◆ EXERCISE PROMPT: The data below holds a line containing "template <int HR, int NB1, int NB2>" and a line containing "klw[2 * HWMAX];"; please quote exactly those two lines and every line between them, and nothing else.

(Dataset records)
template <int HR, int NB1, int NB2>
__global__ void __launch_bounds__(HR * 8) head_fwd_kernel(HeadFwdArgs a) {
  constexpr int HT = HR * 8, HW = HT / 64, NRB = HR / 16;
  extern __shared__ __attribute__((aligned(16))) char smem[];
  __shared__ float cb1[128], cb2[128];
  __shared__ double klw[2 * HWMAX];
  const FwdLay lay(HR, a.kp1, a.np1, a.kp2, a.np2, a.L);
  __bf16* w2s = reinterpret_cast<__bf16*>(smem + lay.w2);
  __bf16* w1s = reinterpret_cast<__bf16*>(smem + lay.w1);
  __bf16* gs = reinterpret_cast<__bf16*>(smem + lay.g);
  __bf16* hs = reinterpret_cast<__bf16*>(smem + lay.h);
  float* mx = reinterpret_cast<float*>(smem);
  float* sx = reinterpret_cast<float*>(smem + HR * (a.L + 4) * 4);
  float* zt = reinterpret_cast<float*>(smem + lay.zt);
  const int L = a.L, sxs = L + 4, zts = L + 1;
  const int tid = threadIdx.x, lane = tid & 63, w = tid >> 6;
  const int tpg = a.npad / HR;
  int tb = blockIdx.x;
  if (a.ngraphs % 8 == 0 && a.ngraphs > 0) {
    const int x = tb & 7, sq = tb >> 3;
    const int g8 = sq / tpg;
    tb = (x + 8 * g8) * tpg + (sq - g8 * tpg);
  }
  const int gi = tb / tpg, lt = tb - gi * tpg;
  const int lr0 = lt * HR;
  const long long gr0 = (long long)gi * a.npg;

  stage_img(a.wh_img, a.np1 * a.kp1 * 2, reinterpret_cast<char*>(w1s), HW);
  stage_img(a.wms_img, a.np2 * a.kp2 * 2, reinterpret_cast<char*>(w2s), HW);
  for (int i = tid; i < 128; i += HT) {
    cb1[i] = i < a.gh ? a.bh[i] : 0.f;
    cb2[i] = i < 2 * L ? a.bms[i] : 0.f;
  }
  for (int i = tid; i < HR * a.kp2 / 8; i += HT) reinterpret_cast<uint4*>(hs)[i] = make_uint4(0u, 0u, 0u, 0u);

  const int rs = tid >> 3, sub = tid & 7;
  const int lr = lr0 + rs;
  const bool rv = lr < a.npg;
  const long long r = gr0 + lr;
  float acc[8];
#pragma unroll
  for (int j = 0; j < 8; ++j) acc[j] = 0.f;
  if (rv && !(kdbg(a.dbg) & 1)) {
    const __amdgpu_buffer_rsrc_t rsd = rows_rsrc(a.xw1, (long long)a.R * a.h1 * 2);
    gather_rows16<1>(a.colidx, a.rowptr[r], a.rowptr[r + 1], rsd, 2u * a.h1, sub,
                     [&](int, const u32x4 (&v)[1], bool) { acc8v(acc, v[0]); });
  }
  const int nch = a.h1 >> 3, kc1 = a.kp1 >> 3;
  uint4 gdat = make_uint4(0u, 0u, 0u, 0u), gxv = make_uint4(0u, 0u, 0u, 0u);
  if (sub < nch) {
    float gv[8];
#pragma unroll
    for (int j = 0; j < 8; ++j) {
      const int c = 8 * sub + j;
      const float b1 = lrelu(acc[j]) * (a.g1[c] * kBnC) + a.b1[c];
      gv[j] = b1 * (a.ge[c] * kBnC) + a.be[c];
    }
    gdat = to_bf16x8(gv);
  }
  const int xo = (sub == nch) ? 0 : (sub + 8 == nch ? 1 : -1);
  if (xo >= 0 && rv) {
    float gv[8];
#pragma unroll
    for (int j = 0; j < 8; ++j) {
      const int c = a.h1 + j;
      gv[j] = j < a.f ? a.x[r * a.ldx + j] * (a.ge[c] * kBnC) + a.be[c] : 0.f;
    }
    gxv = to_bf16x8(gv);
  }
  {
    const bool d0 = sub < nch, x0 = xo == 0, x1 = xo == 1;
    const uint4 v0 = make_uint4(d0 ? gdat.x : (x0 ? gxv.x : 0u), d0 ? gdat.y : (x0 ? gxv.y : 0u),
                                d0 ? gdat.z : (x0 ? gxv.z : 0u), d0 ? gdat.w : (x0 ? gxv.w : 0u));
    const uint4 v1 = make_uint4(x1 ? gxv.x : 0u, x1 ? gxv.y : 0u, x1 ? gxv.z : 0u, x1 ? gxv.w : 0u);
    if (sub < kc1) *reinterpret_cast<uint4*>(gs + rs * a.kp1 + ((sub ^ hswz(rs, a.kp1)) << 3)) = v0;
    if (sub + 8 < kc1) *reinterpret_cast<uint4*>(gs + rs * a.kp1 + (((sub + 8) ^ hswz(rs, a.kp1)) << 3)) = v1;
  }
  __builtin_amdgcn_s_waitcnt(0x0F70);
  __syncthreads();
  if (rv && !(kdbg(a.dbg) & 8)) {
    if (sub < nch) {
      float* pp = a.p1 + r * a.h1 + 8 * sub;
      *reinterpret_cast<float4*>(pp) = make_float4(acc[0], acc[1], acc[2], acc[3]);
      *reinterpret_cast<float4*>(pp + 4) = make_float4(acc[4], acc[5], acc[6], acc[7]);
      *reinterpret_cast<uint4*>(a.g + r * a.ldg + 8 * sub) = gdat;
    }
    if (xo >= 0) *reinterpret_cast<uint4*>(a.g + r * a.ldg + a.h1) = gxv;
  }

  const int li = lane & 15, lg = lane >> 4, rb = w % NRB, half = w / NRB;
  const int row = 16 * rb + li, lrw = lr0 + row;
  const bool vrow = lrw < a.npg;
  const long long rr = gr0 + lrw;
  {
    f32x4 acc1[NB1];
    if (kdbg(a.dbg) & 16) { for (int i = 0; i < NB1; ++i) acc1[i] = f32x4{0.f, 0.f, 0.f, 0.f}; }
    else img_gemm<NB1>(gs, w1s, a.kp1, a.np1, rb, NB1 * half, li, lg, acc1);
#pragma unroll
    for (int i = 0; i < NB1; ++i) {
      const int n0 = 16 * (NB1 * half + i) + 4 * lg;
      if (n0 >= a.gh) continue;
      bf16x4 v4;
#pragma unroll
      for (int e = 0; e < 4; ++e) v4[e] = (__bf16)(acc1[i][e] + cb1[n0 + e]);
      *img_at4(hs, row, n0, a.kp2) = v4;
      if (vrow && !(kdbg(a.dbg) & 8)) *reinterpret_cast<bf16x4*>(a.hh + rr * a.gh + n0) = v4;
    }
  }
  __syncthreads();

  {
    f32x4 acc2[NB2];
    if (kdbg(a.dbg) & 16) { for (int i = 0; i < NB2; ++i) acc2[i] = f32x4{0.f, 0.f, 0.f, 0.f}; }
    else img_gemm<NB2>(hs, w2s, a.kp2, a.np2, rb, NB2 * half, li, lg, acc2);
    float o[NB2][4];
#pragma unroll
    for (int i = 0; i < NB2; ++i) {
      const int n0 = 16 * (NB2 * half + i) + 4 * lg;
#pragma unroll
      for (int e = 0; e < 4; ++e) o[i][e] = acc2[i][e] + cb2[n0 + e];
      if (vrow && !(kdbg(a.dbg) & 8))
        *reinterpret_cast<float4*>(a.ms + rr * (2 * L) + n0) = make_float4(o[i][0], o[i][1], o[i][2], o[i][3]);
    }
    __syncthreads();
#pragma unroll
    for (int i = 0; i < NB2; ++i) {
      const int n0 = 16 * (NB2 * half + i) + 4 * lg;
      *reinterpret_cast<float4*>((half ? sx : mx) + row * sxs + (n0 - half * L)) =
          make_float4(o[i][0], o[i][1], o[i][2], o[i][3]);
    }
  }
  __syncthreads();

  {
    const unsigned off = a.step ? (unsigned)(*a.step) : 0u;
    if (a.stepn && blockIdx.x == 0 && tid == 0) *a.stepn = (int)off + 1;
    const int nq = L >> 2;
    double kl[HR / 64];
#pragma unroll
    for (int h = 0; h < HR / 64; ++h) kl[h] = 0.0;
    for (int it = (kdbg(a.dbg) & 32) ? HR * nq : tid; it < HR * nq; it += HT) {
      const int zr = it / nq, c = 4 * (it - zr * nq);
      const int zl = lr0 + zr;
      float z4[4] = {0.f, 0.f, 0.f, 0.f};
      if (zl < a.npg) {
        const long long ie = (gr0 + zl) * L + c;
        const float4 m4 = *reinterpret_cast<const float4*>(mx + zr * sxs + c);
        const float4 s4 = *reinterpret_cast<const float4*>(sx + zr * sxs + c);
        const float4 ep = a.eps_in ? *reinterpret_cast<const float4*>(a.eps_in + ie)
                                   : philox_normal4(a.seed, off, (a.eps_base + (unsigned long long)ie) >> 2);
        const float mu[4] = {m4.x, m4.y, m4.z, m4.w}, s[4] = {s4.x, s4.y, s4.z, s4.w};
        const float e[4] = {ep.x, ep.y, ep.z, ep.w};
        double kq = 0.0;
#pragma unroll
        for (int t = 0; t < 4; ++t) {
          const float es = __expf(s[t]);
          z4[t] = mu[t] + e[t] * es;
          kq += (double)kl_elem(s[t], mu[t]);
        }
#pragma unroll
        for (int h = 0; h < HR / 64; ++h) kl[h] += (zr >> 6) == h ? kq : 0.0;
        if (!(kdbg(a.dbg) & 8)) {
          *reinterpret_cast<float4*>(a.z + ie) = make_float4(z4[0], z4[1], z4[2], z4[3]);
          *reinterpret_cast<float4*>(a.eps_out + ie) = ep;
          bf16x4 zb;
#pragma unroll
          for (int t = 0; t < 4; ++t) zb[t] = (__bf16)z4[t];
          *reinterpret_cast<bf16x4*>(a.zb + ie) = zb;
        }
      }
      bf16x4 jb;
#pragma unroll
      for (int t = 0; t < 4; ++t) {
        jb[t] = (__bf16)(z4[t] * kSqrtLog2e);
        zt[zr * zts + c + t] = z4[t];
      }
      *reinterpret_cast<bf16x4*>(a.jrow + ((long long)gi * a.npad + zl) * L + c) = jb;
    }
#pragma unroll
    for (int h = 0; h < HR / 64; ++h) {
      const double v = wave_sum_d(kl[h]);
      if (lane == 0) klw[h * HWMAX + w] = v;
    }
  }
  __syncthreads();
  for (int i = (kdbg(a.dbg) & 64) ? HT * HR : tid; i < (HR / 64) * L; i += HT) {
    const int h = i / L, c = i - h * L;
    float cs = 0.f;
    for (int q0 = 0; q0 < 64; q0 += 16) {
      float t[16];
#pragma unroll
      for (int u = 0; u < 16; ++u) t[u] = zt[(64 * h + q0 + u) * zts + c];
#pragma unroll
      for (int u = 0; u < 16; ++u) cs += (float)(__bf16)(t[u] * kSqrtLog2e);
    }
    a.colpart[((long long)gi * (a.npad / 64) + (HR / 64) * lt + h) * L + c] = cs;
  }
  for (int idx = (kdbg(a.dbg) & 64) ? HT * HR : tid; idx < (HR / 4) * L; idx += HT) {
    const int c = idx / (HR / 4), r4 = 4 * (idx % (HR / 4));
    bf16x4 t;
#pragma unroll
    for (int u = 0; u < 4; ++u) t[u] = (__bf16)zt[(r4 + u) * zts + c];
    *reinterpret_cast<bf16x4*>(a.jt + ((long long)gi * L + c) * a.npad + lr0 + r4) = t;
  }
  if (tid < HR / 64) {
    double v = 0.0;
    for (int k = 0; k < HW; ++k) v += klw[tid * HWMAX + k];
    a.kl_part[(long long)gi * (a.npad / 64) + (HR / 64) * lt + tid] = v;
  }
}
* * *
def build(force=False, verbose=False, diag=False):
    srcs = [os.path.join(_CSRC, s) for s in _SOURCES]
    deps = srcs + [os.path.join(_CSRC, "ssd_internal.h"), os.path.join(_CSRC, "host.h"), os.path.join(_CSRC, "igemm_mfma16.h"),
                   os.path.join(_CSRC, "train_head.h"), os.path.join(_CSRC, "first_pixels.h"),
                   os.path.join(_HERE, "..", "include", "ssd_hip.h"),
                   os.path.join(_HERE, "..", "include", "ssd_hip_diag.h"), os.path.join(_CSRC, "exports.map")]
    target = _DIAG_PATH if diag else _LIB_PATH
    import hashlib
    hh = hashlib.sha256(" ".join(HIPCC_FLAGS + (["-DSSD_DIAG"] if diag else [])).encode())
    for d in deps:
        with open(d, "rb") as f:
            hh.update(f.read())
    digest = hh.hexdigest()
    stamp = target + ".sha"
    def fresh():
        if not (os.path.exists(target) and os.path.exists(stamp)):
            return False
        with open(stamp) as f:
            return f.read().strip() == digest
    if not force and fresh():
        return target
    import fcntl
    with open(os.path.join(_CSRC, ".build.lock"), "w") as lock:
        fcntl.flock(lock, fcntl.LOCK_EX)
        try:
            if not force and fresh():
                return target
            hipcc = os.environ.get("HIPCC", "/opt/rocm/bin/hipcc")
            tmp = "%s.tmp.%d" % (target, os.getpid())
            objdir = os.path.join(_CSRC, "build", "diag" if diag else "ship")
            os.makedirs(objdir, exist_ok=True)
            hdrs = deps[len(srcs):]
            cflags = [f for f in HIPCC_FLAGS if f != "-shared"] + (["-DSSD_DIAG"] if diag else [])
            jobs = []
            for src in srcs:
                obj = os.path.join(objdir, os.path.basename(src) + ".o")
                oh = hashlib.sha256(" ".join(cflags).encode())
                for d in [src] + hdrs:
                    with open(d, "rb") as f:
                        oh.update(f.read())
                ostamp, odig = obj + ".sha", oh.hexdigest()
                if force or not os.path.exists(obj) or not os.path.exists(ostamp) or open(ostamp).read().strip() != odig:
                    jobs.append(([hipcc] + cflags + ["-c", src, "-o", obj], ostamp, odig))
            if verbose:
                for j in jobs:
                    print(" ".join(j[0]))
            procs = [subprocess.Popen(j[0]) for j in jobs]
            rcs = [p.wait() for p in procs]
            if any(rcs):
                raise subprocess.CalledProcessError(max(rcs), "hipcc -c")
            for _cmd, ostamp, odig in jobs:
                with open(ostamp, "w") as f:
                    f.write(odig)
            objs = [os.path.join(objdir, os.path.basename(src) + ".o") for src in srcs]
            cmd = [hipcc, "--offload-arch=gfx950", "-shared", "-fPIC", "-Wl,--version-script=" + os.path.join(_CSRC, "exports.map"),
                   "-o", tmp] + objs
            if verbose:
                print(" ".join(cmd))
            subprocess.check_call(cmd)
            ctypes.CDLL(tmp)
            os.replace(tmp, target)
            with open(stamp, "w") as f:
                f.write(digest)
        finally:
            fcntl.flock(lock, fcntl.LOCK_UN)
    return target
---
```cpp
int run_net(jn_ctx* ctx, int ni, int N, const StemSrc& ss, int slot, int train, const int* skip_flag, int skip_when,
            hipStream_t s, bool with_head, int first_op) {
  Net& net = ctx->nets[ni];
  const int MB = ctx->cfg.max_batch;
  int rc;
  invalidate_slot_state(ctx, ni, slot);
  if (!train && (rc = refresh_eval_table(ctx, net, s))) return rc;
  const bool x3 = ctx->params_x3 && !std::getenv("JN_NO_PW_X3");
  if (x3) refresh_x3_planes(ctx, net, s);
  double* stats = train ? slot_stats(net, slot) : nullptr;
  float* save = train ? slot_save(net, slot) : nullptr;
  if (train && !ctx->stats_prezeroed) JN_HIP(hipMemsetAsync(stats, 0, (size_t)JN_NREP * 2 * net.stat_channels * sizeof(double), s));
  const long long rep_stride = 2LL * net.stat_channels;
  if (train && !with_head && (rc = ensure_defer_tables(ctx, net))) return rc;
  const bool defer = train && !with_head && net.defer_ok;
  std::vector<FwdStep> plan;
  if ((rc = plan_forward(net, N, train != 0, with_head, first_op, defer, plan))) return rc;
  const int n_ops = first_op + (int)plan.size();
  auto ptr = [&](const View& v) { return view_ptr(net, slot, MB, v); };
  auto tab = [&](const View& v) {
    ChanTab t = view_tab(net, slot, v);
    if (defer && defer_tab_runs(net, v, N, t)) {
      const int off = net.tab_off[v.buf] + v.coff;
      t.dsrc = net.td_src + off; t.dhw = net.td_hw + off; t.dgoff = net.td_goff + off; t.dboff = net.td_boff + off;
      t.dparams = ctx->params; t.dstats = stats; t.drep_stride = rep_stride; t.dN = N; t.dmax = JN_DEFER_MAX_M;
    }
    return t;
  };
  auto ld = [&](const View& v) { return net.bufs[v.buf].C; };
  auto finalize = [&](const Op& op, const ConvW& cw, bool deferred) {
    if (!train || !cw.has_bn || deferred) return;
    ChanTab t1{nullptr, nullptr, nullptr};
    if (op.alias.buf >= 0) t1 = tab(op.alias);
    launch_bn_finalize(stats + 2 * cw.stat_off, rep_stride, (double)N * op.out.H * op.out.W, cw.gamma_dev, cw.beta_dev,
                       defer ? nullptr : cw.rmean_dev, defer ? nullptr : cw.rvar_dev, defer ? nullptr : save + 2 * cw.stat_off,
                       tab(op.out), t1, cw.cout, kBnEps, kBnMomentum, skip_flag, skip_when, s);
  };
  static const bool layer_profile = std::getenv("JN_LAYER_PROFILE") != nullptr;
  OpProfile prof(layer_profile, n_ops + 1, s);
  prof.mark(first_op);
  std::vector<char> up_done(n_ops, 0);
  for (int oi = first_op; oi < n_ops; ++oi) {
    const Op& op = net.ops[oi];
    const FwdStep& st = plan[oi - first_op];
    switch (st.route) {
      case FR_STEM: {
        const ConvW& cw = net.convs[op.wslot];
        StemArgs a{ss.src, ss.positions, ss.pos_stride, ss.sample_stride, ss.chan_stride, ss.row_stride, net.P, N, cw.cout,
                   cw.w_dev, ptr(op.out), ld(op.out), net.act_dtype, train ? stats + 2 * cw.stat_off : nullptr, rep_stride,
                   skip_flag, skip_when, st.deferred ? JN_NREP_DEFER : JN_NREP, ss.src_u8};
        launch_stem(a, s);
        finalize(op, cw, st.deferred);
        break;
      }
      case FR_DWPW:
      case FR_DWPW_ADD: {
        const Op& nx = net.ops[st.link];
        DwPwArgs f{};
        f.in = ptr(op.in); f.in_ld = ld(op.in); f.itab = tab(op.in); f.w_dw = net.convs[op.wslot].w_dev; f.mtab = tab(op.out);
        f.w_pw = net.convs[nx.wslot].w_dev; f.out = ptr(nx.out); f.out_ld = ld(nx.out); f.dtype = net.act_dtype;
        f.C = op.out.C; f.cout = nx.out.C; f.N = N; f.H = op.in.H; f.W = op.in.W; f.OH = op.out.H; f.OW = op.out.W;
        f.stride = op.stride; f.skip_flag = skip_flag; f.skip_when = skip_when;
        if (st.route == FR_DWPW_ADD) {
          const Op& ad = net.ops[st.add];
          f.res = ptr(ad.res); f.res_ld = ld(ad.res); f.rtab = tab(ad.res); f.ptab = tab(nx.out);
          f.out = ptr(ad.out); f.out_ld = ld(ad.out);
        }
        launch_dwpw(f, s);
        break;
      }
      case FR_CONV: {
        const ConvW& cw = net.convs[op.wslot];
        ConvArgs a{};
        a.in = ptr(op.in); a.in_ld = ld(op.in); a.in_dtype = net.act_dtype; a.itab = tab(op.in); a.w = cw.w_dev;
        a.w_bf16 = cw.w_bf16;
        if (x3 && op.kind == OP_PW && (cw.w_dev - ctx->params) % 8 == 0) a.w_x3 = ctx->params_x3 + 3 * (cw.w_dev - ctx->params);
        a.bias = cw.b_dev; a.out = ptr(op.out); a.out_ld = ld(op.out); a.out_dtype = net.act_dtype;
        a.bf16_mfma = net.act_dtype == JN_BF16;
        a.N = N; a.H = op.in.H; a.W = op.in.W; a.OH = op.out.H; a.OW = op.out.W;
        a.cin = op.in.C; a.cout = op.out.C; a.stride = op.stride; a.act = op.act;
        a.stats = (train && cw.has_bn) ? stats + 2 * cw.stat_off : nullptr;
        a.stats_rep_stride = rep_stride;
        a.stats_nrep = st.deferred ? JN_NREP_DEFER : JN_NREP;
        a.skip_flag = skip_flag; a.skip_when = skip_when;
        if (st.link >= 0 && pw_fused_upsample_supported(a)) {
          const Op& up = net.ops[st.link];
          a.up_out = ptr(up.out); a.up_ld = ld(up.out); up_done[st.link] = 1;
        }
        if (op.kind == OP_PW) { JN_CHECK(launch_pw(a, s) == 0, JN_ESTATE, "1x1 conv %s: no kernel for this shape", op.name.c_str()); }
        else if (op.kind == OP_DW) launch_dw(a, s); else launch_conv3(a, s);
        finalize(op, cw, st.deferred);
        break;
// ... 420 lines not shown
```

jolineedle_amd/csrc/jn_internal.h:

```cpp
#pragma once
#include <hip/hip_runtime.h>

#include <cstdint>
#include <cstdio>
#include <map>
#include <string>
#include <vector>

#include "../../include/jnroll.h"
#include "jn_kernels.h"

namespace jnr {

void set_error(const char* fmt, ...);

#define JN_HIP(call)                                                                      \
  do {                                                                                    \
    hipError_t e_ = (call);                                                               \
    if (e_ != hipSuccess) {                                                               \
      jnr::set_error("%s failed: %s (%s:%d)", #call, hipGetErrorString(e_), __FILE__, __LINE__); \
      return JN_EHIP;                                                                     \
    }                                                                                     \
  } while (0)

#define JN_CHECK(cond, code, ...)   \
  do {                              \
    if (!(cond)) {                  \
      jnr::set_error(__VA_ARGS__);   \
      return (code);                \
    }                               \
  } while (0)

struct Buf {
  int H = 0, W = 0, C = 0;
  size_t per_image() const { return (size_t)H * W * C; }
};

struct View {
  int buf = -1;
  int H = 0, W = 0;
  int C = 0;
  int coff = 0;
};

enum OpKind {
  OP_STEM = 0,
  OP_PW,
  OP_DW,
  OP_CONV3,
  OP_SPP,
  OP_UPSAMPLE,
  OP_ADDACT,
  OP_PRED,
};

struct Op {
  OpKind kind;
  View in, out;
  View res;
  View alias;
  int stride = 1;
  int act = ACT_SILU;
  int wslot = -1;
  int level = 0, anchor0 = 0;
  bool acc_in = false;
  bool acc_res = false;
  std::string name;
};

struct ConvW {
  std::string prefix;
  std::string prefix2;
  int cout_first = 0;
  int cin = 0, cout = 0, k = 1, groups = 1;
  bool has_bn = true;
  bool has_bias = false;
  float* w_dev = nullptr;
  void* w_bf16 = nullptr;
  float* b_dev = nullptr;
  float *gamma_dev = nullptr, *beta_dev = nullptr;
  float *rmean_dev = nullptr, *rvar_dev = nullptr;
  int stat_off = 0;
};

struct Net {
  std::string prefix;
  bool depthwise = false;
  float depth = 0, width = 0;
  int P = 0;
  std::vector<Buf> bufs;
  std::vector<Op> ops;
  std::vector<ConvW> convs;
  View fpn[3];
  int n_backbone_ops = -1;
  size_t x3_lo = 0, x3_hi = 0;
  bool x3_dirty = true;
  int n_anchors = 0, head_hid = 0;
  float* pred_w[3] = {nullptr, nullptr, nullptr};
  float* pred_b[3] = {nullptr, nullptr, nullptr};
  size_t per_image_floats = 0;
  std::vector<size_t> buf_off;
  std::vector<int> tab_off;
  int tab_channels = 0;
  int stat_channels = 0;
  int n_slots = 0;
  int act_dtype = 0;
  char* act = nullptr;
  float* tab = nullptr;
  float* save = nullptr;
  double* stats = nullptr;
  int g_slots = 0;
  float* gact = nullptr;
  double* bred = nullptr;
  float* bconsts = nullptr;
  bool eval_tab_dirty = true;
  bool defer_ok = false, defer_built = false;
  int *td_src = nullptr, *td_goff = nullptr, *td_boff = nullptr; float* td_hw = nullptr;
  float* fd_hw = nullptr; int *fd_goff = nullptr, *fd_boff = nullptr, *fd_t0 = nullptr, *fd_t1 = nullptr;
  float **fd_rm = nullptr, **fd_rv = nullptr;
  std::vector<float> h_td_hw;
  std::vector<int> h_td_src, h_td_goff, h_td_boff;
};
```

◆ ANSWER FOR THIS EXERCISE:
template <int HR, int NB1, int NB2>
__global__ void __launch_bounds__(HR * 8) head_fwd_kernel(HeadFwdArgs a) {
  constexpr int HT = HR * 8, HW = HT / 64, NRB = HR / 16;
  extern __shared__ __attribute__((aligned(16))) char smem[];
  __shared__ float cb1[128], cb2[128];
  __shared__ double klw[2 * HWMAX];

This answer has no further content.